Be calm, actually I'm surprised none of us tol;d you she would say that. They almost always do.

What did the OM's wife say?

I'm going to post something that may help. Give her time to settle down. If she repeats the remark about not gin=ving it a go again, tell her cheaters that were going to just try to hide it better always say thataccording to your research.

*Originally Posted by marduk 
I happened to be thinking today about the past year of my marriage. Everyone on these forums were so instrumental in my being in the great place I am today I thought I would post a note about where I was, where I am, and what I’ve learned.

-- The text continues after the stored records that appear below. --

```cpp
int bo_post_wide_schedule(int nsteps, int half, int rev, int cap, int* n_barriers, int* n_events,
                          int* events) {
  BO_CHECK_ARG(nsteps >= 1 && (half == 0 || half == 1) && n_barriers && n_events,
               "bo_post_wide_schedule: nsteps %d, half %d", nsteps, half);
  const bool late = half == 1;
  const int lag = postw::lag_of(late);
  int ne = 0;
  auto emit = [&](int j, int kind, int step, int slice) {
    if (events && ne < cap) {
      int* e = events + 6 * (int64_t)ne;
      e[0] = j; e[1] = kind; e[2] = step; e[3] = slice; e[4] = postw::stage_of_step(step);
      e[5] = postw::walk_k0(step, nsteps, rev != 0, PK);
    }
    ++ne;
  };
  auto first_read = [&](int j, int u) {
    if (postw::unit_valid(u, nsteps)) emit(j, 0, postw::unit_step(u), postw::unit_slice0(u));
  };
  auto store = [&](int j) {
    const int g = postw::store_superstep(j, nsteps);
    for (int e = 0; g >= 0 && e < postw::kSS; ++e) emit(j, 1, g * postw::kSS + e, -1);
  };
  for (int e = 0; e < postw::kSS; ++e) emit(-1, 1, e, -1);
  for (int j = 0; j < postw::intervals(nsteps); ++j) {
    if (!postw::prefetches(lag > 0)) first_read(j, postw::unit_at(j, 0, late));
    for (int k = 0; k < postw::kNU; ++k) {
      const int u = postw::unit_at(j, k, late);
      if (postw::unit_valid(u, nsteps)) {
        for (int i = 0; i < postw::kSlices / 2; ++i) {
          const int sl = postw::unit_slice0(u) + i;
          if (!(k == 0 && i == 0)) emit(j, 0, postw::unit_step(u), sl);
          emit(j, 2, postw::unit_step(u), sl);
        }
      }
      if (lag > 0 && k == postw::store_after_unit(true)) store(j);
    }
    if (postw::prefetches(lag > 0) && j + 1 < postw::intervals(nsteps))
      first_read(j, postw::unit_at(j + 1, 0, late));
    if (lag == 0) store(j);
  }
  *n_barriers = postw::barriers(nsteps);
  *n_events = ne;
  return BO_OK;
}
// ... 221 lines not shown
```

Baseline: 2.021 billion acq-evals/s.

## Stage training points in LDS and compute two rows per thread in Kxt build

Rewrites the K(x, X_train) build kernel so each block stages its chunk of training points in shared memory, and each thread computes two adjacent query rows and writes them with 16-byte vector stores. The k-chunk grows from 16 to 32. The k<np bounds check is dropped and the FROMX row decode uses shift/mask, which assumes Qp is a power of two. The intent is to cut redundant global loads of Xt and store instructions in a kernel bound by memory writes. In exchange the change adds a shared-memory sync and new alignment and size preconditions, and consolidates the launch code into shared helpers.

```diff
diff --git a/botorch_amd/csrc/post.hip b/botorch_amd/csrc/post.hip
--- a/botorch_amd/csrc/post.hip
+++ b/botorch_amd/csrc/post.hip
@@ -19,8 +19,28 @@
 constexpr int kSlots = 512;
 constexpr int kTileDoubles = 32 * 64;
 #ifndef KXT_K
-#define KXT_K 16
+#define KXT_K 32
 #endif
+#ifndef KXT_ROWS
+#define KXT_ROWS 2
+#endif
+#ifndef KXT_UNROLL
+#define KXT_UNROLL 2
+#endif
+#ifndef KXT_STAGE_LDS
+#define KXT_STAGE_LDS 1
+#endif
+constexpr int kKxtSmallUnit = 16;
+typedef double v2d __attribute__((ext_vector_type(2)));
+
+template <int KIND>
+__device__ __forceinline__ double scaled_kernel_value(double d2, double outputscale) {
+#ifdef BO_PROBE_CHEAP_KERNEL
+  return outputscale * d2 * 0.0;
+#else
+  return outputscale * kernel_from_d2<KIND>(d2);
+#endif
+}
 
 template <int KIND, int ND>
 __device__ __forceinline__ double eval_kernel_row(const double (&xi)[ND], const double* __restrict__ Xt,
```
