template <class CV>
static int msm_device(const uint32_t *d_bases, const uint32_t *d_scalars, size_t n_in, int scalar_bits, MsmWorkspace &ws, MsmChain &rec, hipStream_t stream,
                      const MsmLaunch &o = MsmLaunch()) {
  const size_t batch = o.batch, scalar_stride = o.scalar_stride ? o.scalar_stride : n_in;
  const int table_c = o.table_c, scalars_mont = o.scalars_mont;
  const uint32_t *const d_base_idx = o.d_base_idx;
  MsmPlan p = msm_plan(n_in, scalar_bits);
  auto finish = [&]() { if (!o.defer) msm_collect(ws, rec, stream); };
  if (n_in <= MSM_TINY_TERMS && batch <= (CV::FIXED_TABLE ? (size_t)7 : MSM_TINY_VECTORS) && !table_c && !d_base_idx && !scalars_mont && msm_env().tiny) {
    p.c = 1; p.nwin = scalar_bits; p.nb = 1; p.lpb = 0;
    const size_t acc_b = (size_t)CV::ACC_WORDS * 4, nbits = (size_t)scalar_bits;
    ws.ensure(n_in, p, acc_b, batch, 256);
    rec.ensure(batch * nbits * acc_b); rec.plan_host.as()[0] = 0; rec.plan = p;
    HIP_CHECK(hipEventRecord(rec.ev0, stream));
    unsigned threads = 64; while (threads < n_in && threads < 256) threads <<= 1;
    hipLaunchKernelGGL(k_msm_tiny_bits<CV>, dim3((unsigned)nbits, (unsigned)batch), dim3(threads), (threads / 64) * acc_b, stream, d_bases, d_scalars, (uint32_t)n_in,
                       (uint32_t)scalar_stride, ws.bits.as());
    HIP_CHECK(hipEventRecord(rec.ev1, stream));
    HIP_CHECK(hipMemcpyAsync(rec.bits_host.p, ws.bits.p, batch * nbits * acc_b, hipMemcpyDeviceToHost, stream));
    finish();
    return (int)nbits;
  }
  const size_t lanes_target = accumulate_lanes<CV>();
  size_t n = n_in;
  uint32_t remap_n = 0, remap_stride = 0;
  dim3 b256(256);
  int dig_nwin = p.nwin;
  if (table_c) {
    dig_nwin = (scalar_bits + 1 + table_c - 1) / table_c;
    p.c = table_c; p.nb = 1 << (table_c - 1); p.nwin = 1;
    n = n_in * (size_t)dig_nwin;
    remap_n = (uint32_t)n_in; remap_stride = (uint32_t)o.table_stride;
  }
  using RV = typename CV::red;
  const bool red = CV::FIXED_TABLE && table_c != 0;
  const size_t acc_bytes = (size_t)(red ? (int)RV::ACC_WORDS : (int)CV::ACC_WORDS) * 4;
  const uint32_t vwin = (uint32_t)(p.nwin * batch);
  const size_t lanes_max = lanes_target + vwin + 256;
  if ((size_t)vwin * n >= 0xffff0000ull) throw HipFailure{hipErrorInvalidValue, __FILE__, __LINE__};
  ws.ensure(n, p, acc_bytes, batch, lanes_max, (size_t)CV::accum::PART_WORDS * 4);
  const uint32_t nbk = vwin * p.nb;
  const uint32_t tile_len = tile_len_for(n, vwin), ntiles = (uint32_t)((n + tile_len - 1) / tile_len);
  const size_t lds_bytes = (size_t)p.nb * 4;
  hipLaunchKernelGGL(k_digits, dim3((unsigned)((n_in + 255) / 256), (unsigned)batch), b256, 0, stream, d_scalars, (uint32_t)n_in, (uint32_t)scalar_stride,
                     p.c, dig_nwin, ws.keys.as<uint16_t>(), scalars_mont);
  hipLaunchKernelGGL(k_hist, dim3(ntiles, vwin), b256, lds_bytes, stream, ws.keys.as<uint16_t>(), (uint32_t)n, tile_len, p.c, ws.hist.as());
  hipLaunchKernelGGL(k_scan_tiles, dim3((unsigned)((p.nb + 255) / 256), vwin), b256, 0, stream, ws.hist.as(), ntiles, p.c, ws.cnts.as());
  hipLaunchKernelGGL(k_scan_offs, dim3(vwin), dim3(1024), 0, stream, ws.cnts.as(), (uint32_t)n, p.c, ws.offsets.as(), ws.win_tot.as());
  hipLaunchKernelGGL(k_plan, dim3(1), dim3(1024), 0, stream, ws.win_tot.as(), vwin, (uint32_t)lanes_target, (uint32_t)msm_env().per_min,
                     ws.lane_base.as(), ws.plan_dev.as());
  hipLaunchKernelGGL(k_scatter, dim3(8u * ((vwin + 7u) / 8u) * ntiles), b256, lds_bytes, stream, ws.keys.as<uint16_t>(), (uint32_t)n, tile_len, p.c, ws.hist.as(),
                     ws.offsets.as(), ws.sorted.as(), remap_n, remap_stride, d_base_idx, ntiles, vwin);
  rec.ensure((size_t)vwin * 3 * acc_bytes);
  if (CV::ZERO_IS_IDENTITY) HIP_CHECK(hipMemsetAsync(ws.buckets.p, 0, (size_t)nbk * acc_bytes, stream));
  HIP_CHECK(hipEventRecord(rec.ev0, stream));
  hipLaunchKernelGGL(k_accumulate<CV>, dim3((unsigned)((lanes_max + 255) / 256)), b256, accumulate_shape<CV>().lds, stream, d_bases, ws.sorted.as(),
                     ws.offsets.as(), ws.win_tot.as(), ws.lane_base.as(), ws.plan_dev.as(), vwin, (uint32_t)p.nb, (uint32_t)n, ws.part.as());
  HIP_CHECK(hipEventRecord(rec.ev1, stream));
  auto bucket_sums = [&](auto tag) {
    using BV = typename decltype(tag)::type;
    hipLaunchKernelGGL(k_bucket_sum<BV>, dim3((nbk + 255) / 256), b256, 0, stream, ws.offsets.as(), ws.cnts.as(), ws.lane_base.as(), ws.plan_dev.as(), nbk,
                       (uint32_t)p.nb, (uint32_t)n, ws.part.as(), ws.buckets.as(), ws.heavy.as());
    hipLaunchKernelGGL(k_heavy_sum<BV>, dim3(nbk < 1024 ? nbk : 1024), b256, 4 * acc_bytes, stream, ws.offsets.as(), ws.cnts.as(), ws.lane_base.as(),
                       ws.plan_dev.as(), (uint32_t)p.nb, (uint32_t)n, ws.part.as(), ws.buckets.as(), ws.heavy.as());
  };
  if (red) bucket_sums(type_tag<RV>{}); else bucket_sums(type_tag<CV>{});
  HIP_CHECK(hipMemcpyAsync(rec.plan_host.p, ws.plan_dev.p, 8, hipMemcpyDeviceToHost, stream));
  rec.plan = p;
  if constexpr (CV::WINDOW_SUMS) if (batch == 1 && msm_env().window_sums) {
    const uint32_t nb = (uint32_t)p.nb;
    const uint32_t wpw = nb >= 256 ? 16u : 1u, m = nb >= 256 ? nb / 256 : (nb >= 16 ? nb / 16 : 1u);
    const uint32_t nwaves = vwin * wpw;
    hipLaunchKernelGGL(k_wsum_q1<typename CV::suite>, dim3((nwaves + 3) / 4), b256, 0, stream, ws.buckets.as(), nb, m, wpw, nwaves, ws.rc.as());
    hipLaunchKernelGGL(k_wsum_q2<typename CV::suite>, dim3(vwin), dim3(64), 0, stream, ws.rc.as(), wpw, ws.bits.as());
    HIP_CHECK(hipMemcpyAsync(rec.bits_host.p, ws.bits.p, (size_t)vwin * 3 * acc_bytes, hipMemcpyDeviceToHost, stream));
    rec.wsum_lg = 4; while ((1u << rec.wsum_lg) < 16 * m) rec.wsum_lg++;
    finish();
    return -(int)vwin;
  }
  if (!ws.owns(rec)) throw HipFailure{hipErrorInvalidValue, __FILE__, __LINE__};
  const int h = (p.c - 1) / 2;
  const uint32_t tasks = (1u << h) + ((uint32_t)p.nb >> h);
  const int nbits = (int)vwin * p.c;
  if constexpr (CV::FIXED_TABLE) if (table_c) {
    uint32_t wps = 1;
    const uint32_t wps_max = batch <= msm_env().wsum_blk_max ? 4 : 1;
    while (wps < wps_max && (uint32_t)p.nb >= 64 * wps * 2) wps *= 2;
    if (wps > 1) {
      hipLaunchKernelGGL(k_wsum_blk<RV>, dim3((unsigned)batch), dim3(64 * wps), (size_t)wps * 2 * acc_bytes, stream, ws.buckets.as(),
                         (uint32_t)p.nb, ws.rc.as());
    } else {
      uint32_t lps_log = 6;
      while (lps_log > 2 && (batch << (lps_log - 1)) >= 2048 * 64) lps_log--;
      while ((1u << lps_log) > (uint32_t)p.nb) lps_log--;
      hipLaunchKernelGGL(k_wsum<RV>, dim3((unsigned)(((batch << lps_log) + 255) / 256)), b256, 0, stream, ws.buckets.as(), (uint32_t)p.nb,
                         (uint32_t)batch, lps_log, ws.rc.as());
    }
    HIP_CHECK(hipMemcpyAsync(rec.bits_host.p, ws.rc.p, batch * (size_t)RV::OUT_WORDS * 4, hipMemcpyDeviceToHost, stream));
    finish();
    return p.c;
  }
  if (p.nb <= 256 && batch >= 8) {
    hipLaunchKernelGGL(k_bits_direct<CV>, dim3(((unsigned)nbits + 127) / 128), dim3(128), 0, stream, ws.buckets.as(), p.c, (uint32_t)nbits, ws.bits.as());
  } else {
    hipLaunchKernelGGL(k_rowcol<CV>, dim3(((size_t)vwin * tasks * 64 + 255) / 256), b256, 0, stream, ws.buckets.as(), p.c, h,
                       vwin * tasks, ws.rc.as());
    hipLaunchKernelGGL(k_bits<CV>, dim3(((size_t)nbits * 64 + 255) / 256), b256, 0, stream, ws.buckets.as(), ws.rc.as(),
                       p.c, h, (uint32_t)nbits, ws.bits.as());
  }
  if (batch >= 8) {
    hipLaunchKernelGGL(k_horner<CV>, dim3(((unsigned)batch + 63) / 64), dim3(64), 0, stream, ws.bits.as(), (uint32_t)(p.nwin * p.c),
                       (uint32_t)batch, ws.rc.as());
    HIP_CHECK(hipMemcpyAsync(rec.bits_host.p, ws.rc.p, batch * acc_bytes, hipMemcpyDeviceToHost, stream));
  } else {
    HIP_CHECK(hipMemcpyAsync(rec.bits_host.p, ws.bits.p, (size_t)nbits * acc_bytes, hipMemcpyDeviceToHost, stream));
  }
  finish();
  return p.nwin * p.c;
}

A year ago my marriage was a mess. After 3 kids my stay at home wife spontaneously decided to start going out with her girlfriends again, including a “girls trip” to Vegas. She started a crazy fitness routine, including marathon running and triathalons. She started leaving me at home with the kids 2-3 evenings a week. A rough summer. I was insecure, controlling, alone, and afraid.

Thanks in part to the folks on this forum, life is much better now. My wife only goes out with her friends maybe once a month, and the last time she did, she came home early, threw her arms around me, and told me she’s so happy she gets to come home to me. She goes to the gym maybe once or twice a week for an hour or so in the early evening. When she does leave on races out of town the whole family will go on a camping trip together so we can be there for her at the finish line. The stress level in the house is much lower, and our happiness and respect for each other is much higher. Are things perfect? No – we still fight, have conflict, and disagree. But they’re shorter-lived, not has hostile, and just plain don’t seem to hurt so much. What’s changed? Me. Here’s what I learned:

1. Let her go. You can fight, hold her back, be controlling… and you’ll just look petty, insecure, and weak. Be cool, act secure, give her a kiss and say “have fun.” If she’s going to cheat or leave, she’s going to cheat or leave. It’s better if it happens sooner rather than later in my book. A marriage is a choice, a decision that’s made one day at a time. You’re in or out. This was really, really hard. But I've learned that nothing lasts forever, life is change. We can grow together or apart. I can't force her to decide to want to be with me.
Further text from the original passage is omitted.